ST. LOUIS — The Centers for Disease Control gave answered a question on the minds of many expecting mothers: is it safe to get the COVID-19 vaccine?

On Friday, the CDC recommended expecting mothers to get the Pfizer or Moderna vaccine, saying there is no evidence that the shot causes safety concerns for pregnant people or their babies.

For Saffiyah Poole, the new recommendation comes at an important time.

“With me being 35 weeks pregnant, I have never had any issues with COVID this year plus,” Poole said. “I don’t see it a pressing need at this point. Immediately after delivering, I will get the vaccine.”

Poole went through a few phases of thought. At first, the public health professional was a hard no. But now she’s softened on that stance. She sees both sides of the discussion.

“Had I been earlier on in my pregnancy there would’ve been gravity there,” Poole said. “Let’s say I was 12 weeks pregnant and had a long way to go.
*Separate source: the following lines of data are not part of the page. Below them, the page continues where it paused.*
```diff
@@ -628,22 +683,10 @@
             }
         }
         n_pos += m;
-        n_nice += (unsigned long long)__builtin_popcountll(xw::ballot(fin && nice_real));
-        n_unc += (unsigned long long)__builtin_popcountll(xw::ballot(fin && unc && avail >= 4));
-        n_ht += (unsigned long long)__builtin_popcountll(xw::ballot(fin && ht_call));
-        n_rkp += (unsigned long long)__builtin_popcountll(xw::ballot(fin && rk_probe));
-        n_rki += (unsigned long long)__builtin_popcountll(xw::ballot(fin && rk_call && (q & 255u) == 0));
+        l_nice += fin && nice_real; l_unc += fin && unc && avail >= 4; l_ht += fin && ht_call; l_rkp += fin && rk_probe;
+        l_rki += fin && rk_call && (q & 255u) == 0;
         n_cmp_lane += fin ? cmpb : 0u;
         pend_fpos = a0 + m;
-        pf_a0 = kNone;
-        if (a0 + m < a1) {
-            pf_a0 = a0 + m;
-            const uint32_t na = pf_a0 + i;
-            const bool nin = na < a1;
-            pf_own0 = nin ? load64u(G.in + na) : 0ull; pf_own1 = nin ? load64u(G.in + na + 8) : 0ull;
-            pf_rkh = (nin && la_end - na >= 256) ? G.rkhash[na] : 0u;
-            pf_unc = (nin && G.workers) ? G.unc[(unsigned long long)(na - G.batch_a0)] : (uint8_t)0;
-        }
         xw::trace(2, a0, n, m, reach, s_active, s_d, s_end);
         {
             const unsigned long long f8 = ptick();
@@ -709,6 +752,12 @@
         flush_fpos();
         for (uint32_t d = 32; d; d >>= 1) n_cmp_lane += xw::shfl64(n_cmp_lane, i ^ d);
         n_cmp += xw::readfirst64(n_cmp_lane);
+        for (uint32_t d = 32; d; d >>= 1) {
+            l_nice += xw::shfl(l_nice, i ^ d); l_unc += xw::shfl(l_unc, i ^ d); l_ht += xw::shfl(l_ht, i ^ d); l_rkp += xw::shfl(l_rkp, i ^ d);
+            l_rki += xw::shfl(l_rki, i ^ d); l_so_top += xw::shfl(l_so_top, i ^ d); l_so_tie += xw::shfl(l_so_tie, i ^ d); l_so_won += xw::shfl(l_so_won, i ^ d);
+        }
+        n_nice += xw::readfirst(l_nice); n_unc += xw::readfirst(l_unc); n_ht += xw::readfirst(l_ht); n_rkp += xw::readfirst(l_rkp); n_rki += xw::readfirst(l_rki);
+        n_so_top += xw::readfirst(l_so_top); n_so_tie += xw::readfirst(l_so_tie); n_so_won += xw::readfirst(l_so_won);
         xw::wave_sync();
         for (uint32_t k = xw::opaque(i); k < 4096; k += 64) G.ht2[k] = L->ht2[k];
         for (uint32_t k = xw::opaque(i); k < ht3_rows; k += 64) G.ht3[k] = L->ht3[k];
@@ -730,9 +779,11 @@
             xw::atomic_add64_agent(&pr[28], n_late_unc); xw::atomic_add64_agent(&pr[29], n_late_other);
             xw::atomic_add64_agent(&pr[115], n_so_top); xw::atomic_add64_agent(&pr[116], n_so_tie); xw::atomic_add64_agent(&pr[117], n_so_won);
             xw::atomic_add64_agent(&pr[118], n_seg_own); xw::atomic_add64_agent(&pr[119], n_seg_wait);
+            xw::atomic_add64_agent(&pr[123], n_commit_par); xw::atomic_add64_agent(&pr[124], n_commit_ord);
             xw::atomic_add64_agent(&pr[110], n_late_hot); xw::atomic_add64_agent(&pr[111], n_late_first); xw::atomic_add64_agent(&pr[112], n_late_blocks);
 #ifdef NLZM_PROFILE
             for (int z = 0; z < 8; z++) xw::atomic_add64_agent(&pr[88 + z], t_f[z]);
+            xw::atomic_add64_agent(&pr[120], t_dep_fwd); xw::atomic_add64_agent(&pr[121], t_dep_commit); xw::atomic_add64_agent(&pr[122], n_dep);
 #endif
             if (err || xw::ld_agent(&V.hx->err)) {
                 uint32_t *d = V.hx->dbg[0];
diff --git a/nlzm_amd/csrc/xw.h b/nlzm_amd/csrc/xw.h
--- a/nlzm_amd/csrc/xw.h
+++ b/nlzm_amd/csrc/xw.h
@@ -118,6 +118,7 @@
 XW_FN void need_bt(void *, uint32_t) {}
 XW_FN void trace(int, uint32_t = 0, uint32_t = 0, uint32_t = 0, uint32_t = 0, uint32_t = 0, uint32_t = 0, uint32_t = 0) {}
 XW_FN uint32_t test_cut(uint32_t n) { return n; }
+XW_FN void count(int, bool = false) {}
 template <class T> XW_FN T *lds();
 
 }
@@ -232,6 +233,8 @@
 void need_bt(void *user, uint32_t a);
 void trace(int what, uint32_t a = 0, uint32_t b = 0, uint32_t c = 0, uint32_t d = 0, uint32_t e = 0, uint32_t f = 0, uint32_t g = 0);
 uint32_t test_cut(uint32_t n);
+inline unsigned long long path_counts[8];
+inline void count(int k, bool every_lane = false) { if (every_lane || lane() == 0) path_counts[k & 7]++; }
 template <class T> inline T *lds() { return (T *)sim().cw->blk->lds; }
 
 void launch(uint32_t nblocks, uint32_t nthreads, const unsigned long long *lds_bytes, void (*entry)(void *), void *arg);
```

There would definitely have to be conversations.”

Even with the most recent data, she still understands pregnant women’s hesitancies. The Poole family wishes there was more data available to make a sure decision. Doctors even say more research is needed. 

Dr. Fred Buckhold with SLUCare and SSM Health said the research hasn’t determined that it’s safe, just that there are no ill effects in any patients. 

“Basically doctors didn’t see a difference in the non-vaccinated population,” Buckhold said. “The patients that got vaccinated still had the same amount of side-effects, the same type of side-affects that many of us have heard about. The shot didn’t seem to confer any harm to the baby or pregnancy.”

The rates of miscarriage, premature births and other complications were comparable to pre-pandemic levels according to reports. Doctor Buckhold said this is a good conversation to have with your doctor. Poole said these are good talks to have amongst ourselves as we move ahead.

“More research is needed for pregnant moms getting the vaccine,” Poole said. “But that’s one reason I am happy that I’m starting to get to know moms that have the vaccine so in the future more moms can make informed decisions if they are getting the vaccine or not.” 

The data was based on 5,000 U.S. women who received either the Moderna or Pfizer shots while pregnant according to the CDC. 

Patients who took the Johnson & Johnson vaccine were not a part of this study.